▶ Task: Check every line below for the word "cterm" and show those that hold it.

- - -

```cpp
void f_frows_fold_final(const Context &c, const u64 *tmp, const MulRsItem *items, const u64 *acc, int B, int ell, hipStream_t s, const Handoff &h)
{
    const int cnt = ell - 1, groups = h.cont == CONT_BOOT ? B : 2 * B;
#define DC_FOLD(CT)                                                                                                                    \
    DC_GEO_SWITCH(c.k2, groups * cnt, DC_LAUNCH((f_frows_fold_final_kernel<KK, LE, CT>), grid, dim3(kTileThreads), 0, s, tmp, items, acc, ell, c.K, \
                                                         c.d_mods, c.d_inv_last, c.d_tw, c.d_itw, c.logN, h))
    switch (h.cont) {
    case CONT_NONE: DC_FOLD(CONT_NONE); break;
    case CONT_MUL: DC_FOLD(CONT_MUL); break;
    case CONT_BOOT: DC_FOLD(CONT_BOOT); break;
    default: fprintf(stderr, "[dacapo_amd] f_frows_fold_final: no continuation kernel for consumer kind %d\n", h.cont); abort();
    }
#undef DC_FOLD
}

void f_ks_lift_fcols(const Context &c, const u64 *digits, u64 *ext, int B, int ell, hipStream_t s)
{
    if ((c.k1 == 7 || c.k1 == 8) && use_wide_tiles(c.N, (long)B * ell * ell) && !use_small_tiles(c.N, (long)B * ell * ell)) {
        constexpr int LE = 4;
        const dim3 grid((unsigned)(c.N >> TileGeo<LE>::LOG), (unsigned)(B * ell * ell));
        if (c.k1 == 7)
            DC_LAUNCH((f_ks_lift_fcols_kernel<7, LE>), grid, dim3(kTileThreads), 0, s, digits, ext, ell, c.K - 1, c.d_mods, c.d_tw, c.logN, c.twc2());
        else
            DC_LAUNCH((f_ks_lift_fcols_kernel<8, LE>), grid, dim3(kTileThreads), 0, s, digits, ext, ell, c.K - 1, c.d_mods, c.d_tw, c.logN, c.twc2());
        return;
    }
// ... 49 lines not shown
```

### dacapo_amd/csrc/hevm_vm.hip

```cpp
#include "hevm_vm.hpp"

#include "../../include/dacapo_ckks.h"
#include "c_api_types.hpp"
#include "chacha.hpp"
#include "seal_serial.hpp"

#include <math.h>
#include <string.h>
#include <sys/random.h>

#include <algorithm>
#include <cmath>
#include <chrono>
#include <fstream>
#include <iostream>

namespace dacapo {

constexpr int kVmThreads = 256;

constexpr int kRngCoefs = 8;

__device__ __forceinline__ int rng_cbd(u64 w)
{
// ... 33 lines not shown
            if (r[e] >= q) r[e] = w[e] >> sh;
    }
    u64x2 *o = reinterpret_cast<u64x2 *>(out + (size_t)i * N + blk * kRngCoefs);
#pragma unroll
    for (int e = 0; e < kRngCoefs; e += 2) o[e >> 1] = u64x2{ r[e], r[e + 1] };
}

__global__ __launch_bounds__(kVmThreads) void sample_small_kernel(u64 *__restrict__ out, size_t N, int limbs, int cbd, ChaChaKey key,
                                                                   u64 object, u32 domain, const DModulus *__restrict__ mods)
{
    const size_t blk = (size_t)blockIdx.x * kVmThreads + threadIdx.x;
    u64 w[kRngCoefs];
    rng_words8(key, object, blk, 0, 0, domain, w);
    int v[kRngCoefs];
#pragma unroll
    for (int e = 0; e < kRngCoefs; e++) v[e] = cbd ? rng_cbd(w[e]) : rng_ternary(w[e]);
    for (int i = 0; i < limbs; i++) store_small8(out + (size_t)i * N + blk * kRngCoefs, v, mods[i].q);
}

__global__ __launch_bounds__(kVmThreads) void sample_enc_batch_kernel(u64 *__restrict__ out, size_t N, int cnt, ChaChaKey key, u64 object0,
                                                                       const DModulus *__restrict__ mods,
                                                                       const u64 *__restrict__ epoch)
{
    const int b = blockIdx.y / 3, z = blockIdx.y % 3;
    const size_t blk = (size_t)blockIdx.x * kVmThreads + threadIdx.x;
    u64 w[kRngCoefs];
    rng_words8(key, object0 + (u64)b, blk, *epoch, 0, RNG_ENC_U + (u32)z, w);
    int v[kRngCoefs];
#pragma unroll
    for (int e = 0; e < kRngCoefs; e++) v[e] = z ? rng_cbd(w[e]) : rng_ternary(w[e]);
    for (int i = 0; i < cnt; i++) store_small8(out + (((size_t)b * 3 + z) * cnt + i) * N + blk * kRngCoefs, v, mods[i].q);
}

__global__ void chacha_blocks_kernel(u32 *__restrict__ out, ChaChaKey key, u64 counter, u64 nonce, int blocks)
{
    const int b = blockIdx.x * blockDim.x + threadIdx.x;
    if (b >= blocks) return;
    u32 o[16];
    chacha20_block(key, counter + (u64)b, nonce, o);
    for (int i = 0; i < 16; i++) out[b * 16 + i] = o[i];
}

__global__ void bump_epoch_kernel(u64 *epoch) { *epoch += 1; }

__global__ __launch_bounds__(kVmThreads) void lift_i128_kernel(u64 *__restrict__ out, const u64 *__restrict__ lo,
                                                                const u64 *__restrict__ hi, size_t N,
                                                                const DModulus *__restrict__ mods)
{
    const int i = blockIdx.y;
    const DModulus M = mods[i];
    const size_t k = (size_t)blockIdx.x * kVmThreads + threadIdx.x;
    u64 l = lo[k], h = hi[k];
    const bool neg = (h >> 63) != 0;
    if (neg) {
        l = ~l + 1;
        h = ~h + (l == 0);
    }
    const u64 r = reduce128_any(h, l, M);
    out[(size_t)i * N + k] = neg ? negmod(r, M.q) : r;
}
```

- - -

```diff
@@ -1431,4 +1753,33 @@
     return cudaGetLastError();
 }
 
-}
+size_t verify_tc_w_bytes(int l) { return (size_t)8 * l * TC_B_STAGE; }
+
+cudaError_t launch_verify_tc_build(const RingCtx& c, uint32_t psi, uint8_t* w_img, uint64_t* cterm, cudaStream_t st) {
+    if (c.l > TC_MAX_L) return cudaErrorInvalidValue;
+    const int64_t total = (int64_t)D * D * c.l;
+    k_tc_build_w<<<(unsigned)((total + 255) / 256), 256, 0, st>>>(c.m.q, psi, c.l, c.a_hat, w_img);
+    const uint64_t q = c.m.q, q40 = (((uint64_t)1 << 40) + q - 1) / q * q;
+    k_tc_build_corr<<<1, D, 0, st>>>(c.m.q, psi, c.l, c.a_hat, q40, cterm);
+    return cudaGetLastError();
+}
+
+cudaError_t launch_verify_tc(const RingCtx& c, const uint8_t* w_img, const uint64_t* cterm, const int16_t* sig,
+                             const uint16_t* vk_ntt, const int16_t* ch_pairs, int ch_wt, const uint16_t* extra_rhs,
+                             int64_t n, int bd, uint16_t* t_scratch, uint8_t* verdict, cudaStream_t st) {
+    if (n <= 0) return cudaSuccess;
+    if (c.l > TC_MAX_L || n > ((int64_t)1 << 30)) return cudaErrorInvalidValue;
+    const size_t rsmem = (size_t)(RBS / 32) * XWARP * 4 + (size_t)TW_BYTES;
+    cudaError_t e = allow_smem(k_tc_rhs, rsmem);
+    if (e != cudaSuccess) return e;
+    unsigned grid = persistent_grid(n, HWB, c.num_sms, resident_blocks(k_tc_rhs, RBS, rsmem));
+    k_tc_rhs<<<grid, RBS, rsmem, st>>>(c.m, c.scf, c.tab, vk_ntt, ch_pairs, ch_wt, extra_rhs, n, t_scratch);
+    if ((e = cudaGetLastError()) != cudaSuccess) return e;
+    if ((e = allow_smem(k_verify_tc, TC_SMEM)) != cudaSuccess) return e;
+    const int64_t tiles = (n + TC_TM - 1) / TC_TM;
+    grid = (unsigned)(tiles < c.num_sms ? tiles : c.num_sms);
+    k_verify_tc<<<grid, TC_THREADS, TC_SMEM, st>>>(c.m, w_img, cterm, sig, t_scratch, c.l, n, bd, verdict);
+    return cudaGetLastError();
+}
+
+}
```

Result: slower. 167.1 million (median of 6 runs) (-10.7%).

- - -

▶ Result for this exercise:
+cudaError_t launch_verify_tc_build(const RingCtx& c, uint32_t psi, uint8_t* w_img, uint64_t* cterm, cudaStream_t st) {
+    k_tc_build_corr<<<1, D, 0, st>>>(c.m.q, psi, c.l, c.a_hat, q40, cterm);
+cudaError_t launch_verify_tc(const RingCtx& c, const uint8_t* w_img, const uint64_t* cterm, const int16_t* sig,
+    k_verify_tc<<<grid, TC_THREADS, TC_SMEM, st>>>(c.m, w_img, cterm, sig, t_scratch, c.l, n, bd, verdict);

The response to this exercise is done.